A minimal Linux file system sentinel written in Rust using inotify.
Balerion is a lightweight file watcher that listens to file system events directly from the Linux kernel. It monitors directories, detects file changes, tracks content modifications using hashing, and handles rename operations by correlating kernel events.
The goal of this project is to understand how Linux exposes file system activity to user space and how systems react to those events in practice.

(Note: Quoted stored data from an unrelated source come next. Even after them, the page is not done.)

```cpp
struct SmemAttrOnce {
  unsigned long long done = 0;
};
template <typename K>
inline cudaError_t ensure_dyn_smem(SmemAttrOnce& once, K kern, int bytes) {
  int dev = 0;
  cudaError_t e = cudaGetDevice(&dev);
  if (e != cudaSuccess) return e;
  if (dev < 64 && ((once.done >> dev) & 1ull)) return cudaSuccess;
  e = cudaFuncSetAttribute(kern, cudaFuncAttributeMaxDynamicSharedMemorySize, bytes);
  if (e == cudaSuccess && dev < 64) once.done |= 1ull << dev;
  return e;
}

enum ProfKind { PROF_GEMM = 0, PROF_ATTN = 1, PROF_LN = 2, PROF_OTHER = 3, PROF_NKINDS = 4 };
struct ProfScope {
  ProfScope(int kind, double flops, double bytes);
  unsigned long long* slot;
};

}
```

f5_tts_mlx_b200/csrc/ptx.cuh:

```cuda
#pragma once
#include <cuda.h>
#include <cuda_runtime.h>
#include <cuda_bf16.h>
#include <stdint.h>
#include <stdio.h>

namespace f5 {

__device__ __forceinline__ uint32_t smem_u32(const void* p) {
  return static_cast<uint32_t>(__cvta_generic_to_shared(p));
}

__device__ __forceinline__ bool elect_one() {
  uint32_t pred = 0;
  asm volatile(
      "{\n\t.reg .pred P;\n\t"
      "elect.sync _|P, 0xffffffff;\n\t"
      "selp.u32 %0, 1, 0, P;\n\t}\n"
      : "=r"(pred));
  return pred != 0;
}

__device__ __forceinline__ void pdl_wait() { asm volatile("griddepcontrol.wait;\n" ::: "memory"); }
__device__ __forceinline__ void pdl_launch_dependents() {
  asm volatile("griddepcontrol.launch_dependents;\n" ::: "memory");
}

__device__ __forceinline__ void prof_stamp_begin(unsigned long long* slot) {
  if (slot != nullptr) {
    unsigned long long t;
    asm volatile("mov.u64 %0, %%globaltimer;" : "=l"(t));
    atomicMin(slot, t);
  }
}
__device__ __forceinline__ void prof_stamp_end(unsigned long long* slot) {
  if (slot != nullptr) {
    unsigned long long t;
    asm volatile("mov.u64 %0, %%globaltimer;" : "=l"(t));
    atomicMax(slot + 1, t);
  }
}

__device__ __forceinline__ void mbar_init(uint64_t* bar, uint32_t count) {
  asm volatile("mbarrier.init.shared::cta.b64 [%0], %1;\n" ::"r"(smem_u32(bar)), "r"(count));
}
__device__ __forceinline__ void fence_mbar_init() {
  asm volatile("fence.mbarrier_init.release.cluster;\n" ::: "memory");
}
__device__ __forceinline__ void fence_proxy_async_smem() {
  asm volatile("fence.proxy.async.shared::cta;\n" ::: "memory");
}
__device__ __forceinline__ void mbar_expect_tx(uint64_t* bar, uint32_t bytes) {
  asm volatile("mbarrier.arrive.expect_tx.shared::cta.b64 _, [%0], %1;\n" ::"r"(smem_u32(bar)),
               "r"(bytes)
               : "memory");
}
__device__ __forceinline__ void mbar_arrive(uint64_t* bar) {
  asm volatile("mbarrier.arrive.shared::cta.b64 _, [%0];\n" ::"r"(smem_u32(bar)) : "memory");
}
__device__ __forceinline__ bool mbar_try_wait(uint64_t* bar, uint32_t parity) {
  uint32_t ok;
  asm volatile(
      "{\n\t.reg .pred P;\n\t"
      "mbarrier.try_wait.parity.shared::cta.b64 P, [%1], %2;\n\t"
      "selp.u32 %0, 1, 0, P;\n\t}\n"
      : "=r"(ok)
      : "r"(smem_u32(bar)), "r"(parity)
      : "memory");
  return ok != 0;
}
__device__ __forceinline__ void mbar_wait(uint64_t* bar, uint32_t parity) {
  if (mbar_try_wait(bar, parity)) return;
  const long long t0 = clock64();
  uint32_t spins = 0;
  while (!mbar_try_wait(bar, parity)) {
    if ((++spins & 0x3ff) == 0 && (clock64() - t0) > 4000000000LL) asm volatile("trap;");
  }
}
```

- Watches directories using Linux inotify
- Dynamically tracks newly created subdirectories
- Detects file creation, modification, and deletion
- Tracks content changes using hashing
- Handles rename operations using event correlation
- Maintains internal state of files for accurate change detection
The system follows a simple pipeline:
Filesystem change
↓
Linux kernel (inotify)
↓
File descriptor (event queue)
↓
Raw bytes (inotify_event)
↓
Unsafe Rust parsing
↓
Event handling and state tracking
Balerion reads raw event data from the kernel, interprets it as C structs, and processes each event to determine what changed.

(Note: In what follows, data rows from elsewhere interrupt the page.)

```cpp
template <typename T, class R>
int launch_cnx_mlp(R& r, const CnxMlpW<T>& w, int C, const T* x, const T* resid, T* out, T* hidden, int M,
                   const LnpSpec* lnp, hipStream_t s) {
  GCV_REQUIRE(!lnp || lnp_supported(w.kind, C, M), "LN-patchify epilogue of an MLP kind without one");
  if constexpr (sizeof(T) == 2) {
    const double fused_flops = 16.0 * M * C * (double)C, fused_bytes = 3.0 * sizeof(T) * (double)M * C + 16.0 * C * C;
    switch (w.kind) {
      case MlpKind::Gemm: break;
      case MlpKind::Fused96: {
        MlpArgs a{x, w.w1, w.b1, w.w2c, w.b2, w.gamma, resid, out, M};
        if (lnp) set_lnp(a, *lnp);
        return r.run("cnx.fused_mlp", fused_flops, fused_bytes, [&] { return launch_fused_mlp<T>(a, C, s); });
      }
      case MlpKind::Xs192: {
        XsMlpArgs a{x, w.wp, w.b1, w.b2, w.gamma, resid, out, M};
        if (lnp) set_lnp(a, *lnp);
        return r.run("cnx.fused_mlp", fused_flops, fused_bytes, [&] { return launch_xs_mlp<T>(a, C, s); });
      }
      case MlpKind::Pair384: {
        MlpPairArgs a{x, w.w1f, w.b1, w.w2f, w.b2, w.gamma, resid, out, hidden, M};
        GCV_TRY(r.run("cnx.pw1_gelu", 8.0 * M * C * (double)C, sizeof(T) * (5.0 * M * C + 4.0 * C * C),
                      [&] { return launch_xs_pw1<T>(a, C, s); }));
        return r.run("cnx.pw2_scale_res", 8.0 * M * C * (double)C, sizeof(T) * (6.0 * M * C + 4.0 * C * C),
                     [&] { return launch_pw2f<T>(a, C, s); });
      }
    }
  }
  GemmArgs g1{};
  g1.A = x; g1.lda = C; g1.Wt = w.w1; g1.C = hidden; g1.ldc = 4 * C; g1.bias = w.b1;
  g1.M = M; g1.N = 4 * C; g1.K = C; g1.act = ACT_GELU; g1.splitk = 1;
  GCV_TRY(r.gemm("cnx.pw1_gelu", g1, A_PLAIN, EPI_BIAS_ACT));
  GemmArgs g2{};
// ... 7 lines not shown
```

genconvit_amd/csrc/diag/diag.h:

```cpp
#pragma once

#ifndef GCV_XS_ABLATE
#define GCV_XS_ABLATE 0
#endif
#ifndef GCV_P2_ABLATE
#define GCV_P2_ABLATE 0
#endif
#ifndef GCV_XM_ABLATE
#define GCV_XM_ABLATE 0
#endif
#ifndef GCV_MLP_ABLATE
#define GCV_MLP_ABLATE 0
#endif
#ifndef GCV_GLDS_ABLATE
#define GCV_GLDS_ABLATE 0
#endif
#ifndef GCV_DWR_ABLATE
#define GCV_DWR_ABLATE 0
#endif
#ifndef GCV_DWM_ABLATE
#define GCV_DWM_ABLATE 0
#endif
#ifndef GCV_XS_STAMPS
#define GCV_XS_STAMPS 0
#endif
#ifndef GCV_XS_STAMP_WAVE
#define GCV_XS_STAMP_WAVE 0
#endif
#ifndef GCV_P2_STAMPS
#define GCV_P2_STAMPS 0
#endif
#ifndef GCV_P2_STAMP_WAVE
#define GCV_P2_STAMP_WAVE 0
#endif
#ifndef GCV_XM_STAMPS
#define GCV_XM_STAMPS 0
// ... 97 lines not shown
```

genconvit_amd/csrc/fused_mlp.h:

```cpp
#pragma once
#include "gemm.h"

namespace gcv {


struct MlpArgs {
  const void* X;
  const void* W1;
  const float* b1;
  const void* W2c;
  const float* b2;
  const float* gamma;
  const void* resid;
  void* out;
  int M;
  const float* lnp_w = nullptr;
  const float* lnp_b = nullptr;
  float lnp_eps = 0.0f;
  int lnp_nseg = 0;
  int lnp_tok0[4] = {0, 0, 0, 0};
  int lnp_hw[4] = {1, 1, 1, 1};
  int lnp_wd[4] = {1, 1, 1, 1};
  int lnp_out0[4] = {0, 0, 0, 0};
};
// ... 214 lines not shown
    for (int i = 0; i < 12; ++i) {
      const int idx = lane + 64 * i;
      const int row = idx / 24, pc = idx - row * 24;
      const int64_t mm = m_wave + row;
      const f32x4 v = *(const f32x4*)(sC + row * 100 + 4 * pc);
      t4 o4;
#pragma unroll
      for (int e = 0; e < 4; ++e) o4[e] = from_f<T>(v[e] + to_f(rres[i][e]));
      if (mm < a.M) *(t4*)(Op + mm * C + half * 96 + 4 * pc) = o4;
    }
    __syncthreads();
  }
  GCV_STAMP(6);
}

template <typename T> int launch_fused_mlp(const MlpArgs& a, int C, hipStream_t s);
template <typename T> int launch_pack_w2_chunks(const float* w2_dev, T* out, int C, hipStream_t s);

}
```

genconvit_amd/csrc/fused_mlp_bf16.hip:

```cpp
#include "fused_mlp_impl.h"
namespace gcv {
template int launch_fused_mlp<bf16_t>(const MlpArgs&, int, hipStream_t);
template int launch_pack_w2_chunks<bf16_t>(const float*, bf16_t*, int, hipStream_t);
}
```

genconvit_amd/csrc/fused_mlp_f16.hip:

```cpp
#include "fused_mlp_impl.h"
namespace gcv {
template int launch_fused_mlp<half_t>(const MlpArgs&, int, hipStream_t);
template int launch_pack_w2_chunks<half_t>(const float*, half_t*, int, hipStream_t);
}

GCV_MLP_STAMP_READER
```

genconvit_amd/csrc/fused_mlp_impl.h:

```cpp
#pragma once
#include "fused_mlp.h"
#include "fused_mlp_res.h"

namespace gcv {

template <typename T>
__global__ void __launch_bounds__(256) pack_w2_chunks_kernel(const float* __restrict__ w2, T* __restrict__ out, int C,
                                                             int HC) {
  const int64_t total = (int64_t)C * 4 * C;
  const int64_t i = (int64_t)blockIdx.x * 256 + threadIdx.x;
  if (i >= total) return;
  const int p = (int)(i % HC);
  const int64_t t = i / HC;
  const int o = (int)(t % C);
  const int ch = (int)(t / C);
  const int kk = p >> 4, h = (p >> 3) & 1, jj = p & 7;
  const int hid = 16 * kk + 8 * (jj >> 2) + 4 * h + (jj & 3);
  out[i] = from_f<T>(w2[(int64_t)o * 4 * C + ch * HC + hid]);
}

template <typename T> int launch_pack_w2_chunks(const float* w2_dev, T* out, int C, hipStream_t s) {
  constexpr int HC = kMlpHC;
  GCV_REQUIRE((4 * C) % HC == 0, "hidden width must be a multiple of the chunk");
  const int64_t total = (int64_t)C * 4 * C;
  hipLaunchKernelGGL((pack_w2_chunks_kernel<T>), dim3((unsigned)cdiv64(total, 256)), dim3(256), 0, s, w2_dev, out, C, HC);
  GCV_CHECK_HIP(hipGetLastError());
  return 0;
}

template <typename T, int C, int NW> static int launch_mlp_c(const MlpArgs& a, hipStream_t s) {
  constexpr int SMEM = MlpSmem<T, C, NW>::bytes;
  GCV_ENSURE_LDS((fused_mlp_kernel<T, C, NW>), SMEM);
  hipLaunchKernelGGL((fused_mlp_kernel<T, C, NW>), dim3(cdiv(a.M, NW * 32)), dim3(NW * 64), SMEM, s, a);
  GCV_CHECK_HIP(hipGetLastError());
  return 0;
}

template <typename T> int launch_fused_mlp_res(const MlpArgs& a, hipStream_t s) {
  constexpr int SMEM = MlpResSmem::bytes;
  GCV_ENSURE_LDS((fused_mlp_res_kernel<T>), SMEM);
  constexpr int nw = 8;
  const int wave_tiles = cdiv(a.M, 32);
  const int nwg = cdiv(wave_tiles, nw) < 256 ? cdiv(wave_tiles, nw) : 256;
  if (a.lnp_nseg > 0) {
    GCV_REQUIRE(a.lnp_w && a.lnp_b && a.lnp_nseg <= 4, "fused MLP: LN-patchify epilogue arguments");
    GCV_ENSURE_LDS((fused_mlp_res_kernel<T, true>), SMEM);
    hipLaunchKernelGGL((fused_mlp_res_kernel<T, true>), dim3(nwg), dim3(64 * nw), SMEM, s, a);
  } else {
    hipLaunchKernelGGL((fused_mlp_res_kernel<T>), dim3(nwg), dim3(64 * nw), SMEM, s, a);
  }
  GCV_CHECK_HIP(hipGetLastError());
  return 0;
}

template <typename T> int launch_fused_mlp(const MlpArgs& a, int C, hipStream_t s) {
  GCV_REQUIRE(a.M > 0 && a.X && a.W1 && a.W2c && a.b1 && a.b2 && a.gamma && a.resid && a.out, "fused MLP: null argument");
  if (fused_mlp_res_applies(C, a.M)) return launch_fused_mlp_res<T>(a, s);
  GCV_REQUIRE(a.lnp_nseg == 0, "fused MLP: the LN-patchify epilogue exists in the LDS-resident kernel only");
  GCV_REQUIRE(C == 96, "fused MLP kernels of this file: C = 96");
  return launch_mlp_c<T, 96, 4>(a, s);
}

}
```

genconvit_amd/csrc/fused_mlp_res.h:

```cpp
#pragma once
#include "fused_mlp.h"

namespace gcv {

struct MlpResSmem {
  static constexpr int kRow = 192;
  static constexpr int kW1 = 0;
  static constexpr int kW2 = 384 * kRow;
  static constexpr int kB1 = 2 * 384 * kRow;
  static constexpr int kB2 = kB1 + 384 * 4;
  static constexpr int kG = kB2 + 96 * 4;
  static constexpr int kCtr = kG + 96 * 4;
  static constexpr int kLn = kCtr + 16;
  static constexpr int bytes = kLn + 2 * 96 * 4;
};

__device__ __forceinline__ int mlp_res_swz(int row, int k16) { return (k16 & ~3) | ((k16 & 3) ^ ((row >> 2) & 3)); }
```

This project touches several low level concepts:
- File descriptors as kernel interfaces
- inotify event system
- Unsafe Rust for interacting with C memory
- Parsing structured data from raw byte buffers
- Event driven system design
- Content hashing for change detection
- Rename handling using cookies
- Dynamic recursive directory watching
New file: ./a.txt
Content changed: ./a.txt
Renamed: ./a.txt -> ./b.txt
Deleted: ./b.txt
Watching new directory: ./dir
New file: ./dir/x.txt
Clone the repository and run:
cargo run
In another terminal, trigger events:
echo hello > a.txt
mv a.txt b.txt
mkdir dir
touch dir/x.txt
rm dir/x.txt
rmdir dir
- Does not scan existing subdirectories on startup
- Uses a polling loop instead of epoll
- Limited handling of edge cases such as rapid file operations
- Does not clean up watches when directories are removed
- Replace polling with epoll for efficient event handling
- Add initial recursive directory scan
- Improve error handling and robustness
- Support daemon mode
This project was built to understand how file system events propagate from the Linux kernel to user space and how real systems react to those events.
It focuses on clarity of implementation rather than completeness.